▶ **Exercise brief**
Each line from the beginning of the data below through the line containing "Measured before the" should be repeated exactly, please.

Dataset entries
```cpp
template <bool UNI, bool AUX, bool NARROW>
__device__ __forceinline__ void compact_run(const CompactArgs &c, const int *pref, const int64_t *dstv, const int32_t *r0v, const int32_t *siv, const int64_t *slotv,
                                            int M, int lane, const ShardOut &out0) {
    static_assert(!(AUX && NARROW), "the narrow staging word carries no text planes");
    if (NARROW) {
        const uint32_t *stage4 = reinterpret_cast<const uint32_t *>(c.stage);
        for (int e0 = lane; e0 < M; e0 += 64 * CT_UNR) {
            int k_[CT_UNR]; uint32_t w_[CT_UNR];
#pragma unroll
            for (int u = 0; u < CT_UNR; u++) {
                const int e = e0 + 64 * u;
                int k = 0;
#pragma unroll
                for (int st = CT / 2; st > 0; st >>= 1) k += (pref[k + st] <= e) ? st : 0;
                k_[u] = k;
                w_[u] = e < M ? stage4[slotv[k] + (e - pref[k])] : 0u;
            }
#pragma unroll
            for (int u = 0; u < CT_UNR; u++) {
                const int e = e0 + 64 * u;
                if (e >= M) break;
                const int k = k_[u];
                const uint32_t w = w_[u];
                const ShardOut sh = UNI ? out0 : shard_out(c.shards[siv[k]]);
                const int64_t o = dstv[k] + (e - pref[k]);
                if (o < sh.cap) {
                    sh.o_read[o] = r0v[k] + (int32_t)stage4_rec(w);
                    sh.o_var[o] = (int32_t)stage4_var(w);
                    sh.o_code[o] = (uint8_t)stage4_code(w);
                }
// ... 312 lines not shown
```

Measured before the change: 16.73 billion allele calls/s.

## Make lean CIGAR walk branch-free and wave-uniform with templated window depth

Moves the per-read lean CIGAR walk into a shared header. Each op step now uses sbfe table masks and a wave-ballot loop bound, with neutral ops padding shorter reads, so lanes stay converged. The window lower-bound depth becomes a template parameter picked once per tile, and the per-thread strided loop becomes an unrolled RPT loop. The small-window fast path counts variants as below_end minus below, removing the per-element range test. The cost is extra iterations of neutral ops for short reads in a wave, plus more code from template instantiation.

```diff
diff --git a/phaser_amd/csrc/phz_leanwalk.h b/phaser_amd/csrc/phz_leanwalk.h
--- /dev/null
+++ b/phaser_amd/csrc/phz_leanwalk.h
@@ -0,0 +1,87 @@
+#pragma once
+#include <stdint.h>
+
+#if defined(__HIPCC__) || defined(__CUDACC__)
+#define PHZ_LW_FN __device__ __forceinline__
+#else
+#define PHZ_LW_FN inline
+#endif
+
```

▶ **Solution**
```cpp
template <bool UNI, bool AUX, bool NARROW>
__device__ __forceinline__ void compact_run(const CompactArgs &c, const int *pref, const int64_t *dstv, const int32_t *r0v, const int32_t *siv, const int64_t *slotv,
                                            int M, int lane, const ShardOut &out0) {
    static_assert(!(AUX && NARROW), "the narrow staging word carries no text planes");
    if (NARROW) {
        const uint32_t *stage4 = reinterpret_cast<const uint32_t *>(c.stage);
        for (int e0 = lane; e0 < M; e0 += 64 * CT_UNR) {
            int k_[CT_UNR]; uint32_t w_[CT_UNR];
#pragma unroll
            for (int u = 0; u < CT_UNR; u++) {
                const int e = e0 + 64 * u;
                int k = 0;
#pragma unroll
                for (int st = CT / 2; st > 0; st >>= 1) k += (pref[k + st] <= e) ? st : 0;
                k_[u] = k;
                w_[u] = e < M ? stage4[slotv[k] + (e - pref[k])] : 0u;
            }
#pragma unroll
            for (int u = 0; u < CT_UNR; u++) {
                const int e = e0 + 64 * u;
                if (e >= M) break;
                const int k = k_[u];
                const uint32_t w = w_[u];
                const ShardOut sh = UNI ? out0 : shard_out(c.shards[siv[k]]);
                const int64_t o = dstv[k] + (e - pref[k]);
                if (o < sh.cap) {
                    sh.o_read[o] = r0v[k] + (int32_t)stage4_rec(w);
                    sh.o_var[o] = (int32_t)stage4_var(w);
                    sh.o_code[o] = (uint8_t)stage4_code(w);
                }
// ... 312 lines not shown
```

Measured before the change: 16.73 billion allele calls/s.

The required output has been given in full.